**Try it**
Count every line in the data that contains the word "lines", then report that number alone.

**Supplied information**
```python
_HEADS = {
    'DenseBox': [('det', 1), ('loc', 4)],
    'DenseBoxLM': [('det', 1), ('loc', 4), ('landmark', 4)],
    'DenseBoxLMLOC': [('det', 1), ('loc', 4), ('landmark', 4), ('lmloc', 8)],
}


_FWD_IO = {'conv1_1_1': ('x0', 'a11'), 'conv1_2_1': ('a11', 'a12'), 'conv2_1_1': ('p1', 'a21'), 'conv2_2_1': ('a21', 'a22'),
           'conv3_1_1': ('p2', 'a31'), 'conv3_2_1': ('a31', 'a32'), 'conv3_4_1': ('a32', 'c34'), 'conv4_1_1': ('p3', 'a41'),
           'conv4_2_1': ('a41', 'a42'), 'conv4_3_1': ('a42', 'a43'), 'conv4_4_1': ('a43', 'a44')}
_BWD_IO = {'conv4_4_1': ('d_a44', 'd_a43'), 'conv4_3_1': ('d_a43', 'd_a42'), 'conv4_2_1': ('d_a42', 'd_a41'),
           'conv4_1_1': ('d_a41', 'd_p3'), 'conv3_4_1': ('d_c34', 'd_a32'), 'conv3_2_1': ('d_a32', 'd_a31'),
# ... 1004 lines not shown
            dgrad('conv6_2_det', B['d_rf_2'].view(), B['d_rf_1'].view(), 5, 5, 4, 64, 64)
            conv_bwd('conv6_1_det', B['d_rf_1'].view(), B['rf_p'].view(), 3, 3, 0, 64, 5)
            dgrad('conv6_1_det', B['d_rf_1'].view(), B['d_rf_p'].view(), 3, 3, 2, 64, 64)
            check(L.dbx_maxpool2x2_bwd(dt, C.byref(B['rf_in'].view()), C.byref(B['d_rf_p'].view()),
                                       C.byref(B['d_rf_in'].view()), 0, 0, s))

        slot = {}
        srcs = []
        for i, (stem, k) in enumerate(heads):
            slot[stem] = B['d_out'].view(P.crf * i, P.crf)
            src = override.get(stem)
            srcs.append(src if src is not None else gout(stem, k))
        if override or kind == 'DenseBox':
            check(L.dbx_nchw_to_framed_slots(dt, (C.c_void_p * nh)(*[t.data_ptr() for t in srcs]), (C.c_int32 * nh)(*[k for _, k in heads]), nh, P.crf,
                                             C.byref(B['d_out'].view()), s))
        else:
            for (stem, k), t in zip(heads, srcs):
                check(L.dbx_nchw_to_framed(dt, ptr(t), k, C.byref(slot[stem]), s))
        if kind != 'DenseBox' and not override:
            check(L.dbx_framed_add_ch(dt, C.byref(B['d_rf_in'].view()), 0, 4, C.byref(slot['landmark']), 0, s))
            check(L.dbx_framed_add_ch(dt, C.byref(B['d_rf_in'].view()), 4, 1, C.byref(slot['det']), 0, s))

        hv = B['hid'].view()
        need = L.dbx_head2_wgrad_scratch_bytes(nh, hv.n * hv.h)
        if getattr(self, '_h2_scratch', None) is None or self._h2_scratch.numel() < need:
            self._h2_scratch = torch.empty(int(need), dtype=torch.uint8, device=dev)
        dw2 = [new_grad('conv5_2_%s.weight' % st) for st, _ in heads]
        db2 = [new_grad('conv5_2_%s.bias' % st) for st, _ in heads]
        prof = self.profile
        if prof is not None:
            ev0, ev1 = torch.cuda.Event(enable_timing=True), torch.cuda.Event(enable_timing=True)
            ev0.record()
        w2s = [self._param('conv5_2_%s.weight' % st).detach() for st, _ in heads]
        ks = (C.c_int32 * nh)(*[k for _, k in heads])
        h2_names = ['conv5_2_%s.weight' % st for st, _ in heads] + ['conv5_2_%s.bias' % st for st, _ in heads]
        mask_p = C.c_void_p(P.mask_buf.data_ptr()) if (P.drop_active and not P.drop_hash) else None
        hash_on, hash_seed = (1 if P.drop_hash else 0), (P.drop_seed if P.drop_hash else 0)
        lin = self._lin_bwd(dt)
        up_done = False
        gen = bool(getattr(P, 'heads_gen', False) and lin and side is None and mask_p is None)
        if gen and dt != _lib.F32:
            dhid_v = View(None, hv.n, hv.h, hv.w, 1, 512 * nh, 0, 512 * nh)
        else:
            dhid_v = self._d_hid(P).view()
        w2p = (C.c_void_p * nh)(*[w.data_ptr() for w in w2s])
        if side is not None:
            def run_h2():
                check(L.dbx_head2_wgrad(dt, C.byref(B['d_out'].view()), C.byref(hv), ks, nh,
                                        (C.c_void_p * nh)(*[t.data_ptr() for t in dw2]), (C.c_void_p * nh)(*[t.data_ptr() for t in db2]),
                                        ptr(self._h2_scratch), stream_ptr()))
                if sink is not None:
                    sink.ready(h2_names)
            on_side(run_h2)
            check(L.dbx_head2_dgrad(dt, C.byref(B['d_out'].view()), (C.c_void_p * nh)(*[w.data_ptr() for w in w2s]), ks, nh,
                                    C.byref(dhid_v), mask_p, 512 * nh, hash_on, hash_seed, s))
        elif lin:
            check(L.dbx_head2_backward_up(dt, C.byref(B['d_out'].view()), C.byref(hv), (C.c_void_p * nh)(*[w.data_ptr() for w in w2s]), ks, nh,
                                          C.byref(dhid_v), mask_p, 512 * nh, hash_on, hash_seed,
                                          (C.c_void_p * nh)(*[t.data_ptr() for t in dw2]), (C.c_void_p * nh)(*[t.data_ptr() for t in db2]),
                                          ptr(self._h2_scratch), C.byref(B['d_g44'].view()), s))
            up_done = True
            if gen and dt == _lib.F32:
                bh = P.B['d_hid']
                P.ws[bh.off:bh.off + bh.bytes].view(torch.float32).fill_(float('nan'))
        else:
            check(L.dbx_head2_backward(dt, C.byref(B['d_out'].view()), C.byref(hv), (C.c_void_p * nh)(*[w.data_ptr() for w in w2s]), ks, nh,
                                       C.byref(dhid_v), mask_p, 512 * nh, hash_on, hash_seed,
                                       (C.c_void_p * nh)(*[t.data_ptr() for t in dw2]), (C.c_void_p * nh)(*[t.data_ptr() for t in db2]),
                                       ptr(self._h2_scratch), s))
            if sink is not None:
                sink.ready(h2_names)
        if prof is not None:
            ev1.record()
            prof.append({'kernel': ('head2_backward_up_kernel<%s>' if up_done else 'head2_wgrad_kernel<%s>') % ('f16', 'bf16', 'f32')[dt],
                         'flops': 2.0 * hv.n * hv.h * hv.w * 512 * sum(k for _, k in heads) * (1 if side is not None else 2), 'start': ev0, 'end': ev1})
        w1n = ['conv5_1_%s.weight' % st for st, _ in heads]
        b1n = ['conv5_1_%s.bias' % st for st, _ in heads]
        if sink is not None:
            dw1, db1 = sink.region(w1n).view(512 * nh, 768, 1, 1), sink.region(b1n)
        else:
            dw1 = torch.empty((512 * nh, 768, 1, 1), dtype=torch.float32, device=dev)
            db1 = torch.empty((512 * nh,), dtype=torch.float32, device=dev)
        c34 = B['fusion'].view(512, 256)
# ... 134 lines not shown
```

**Written reply**
2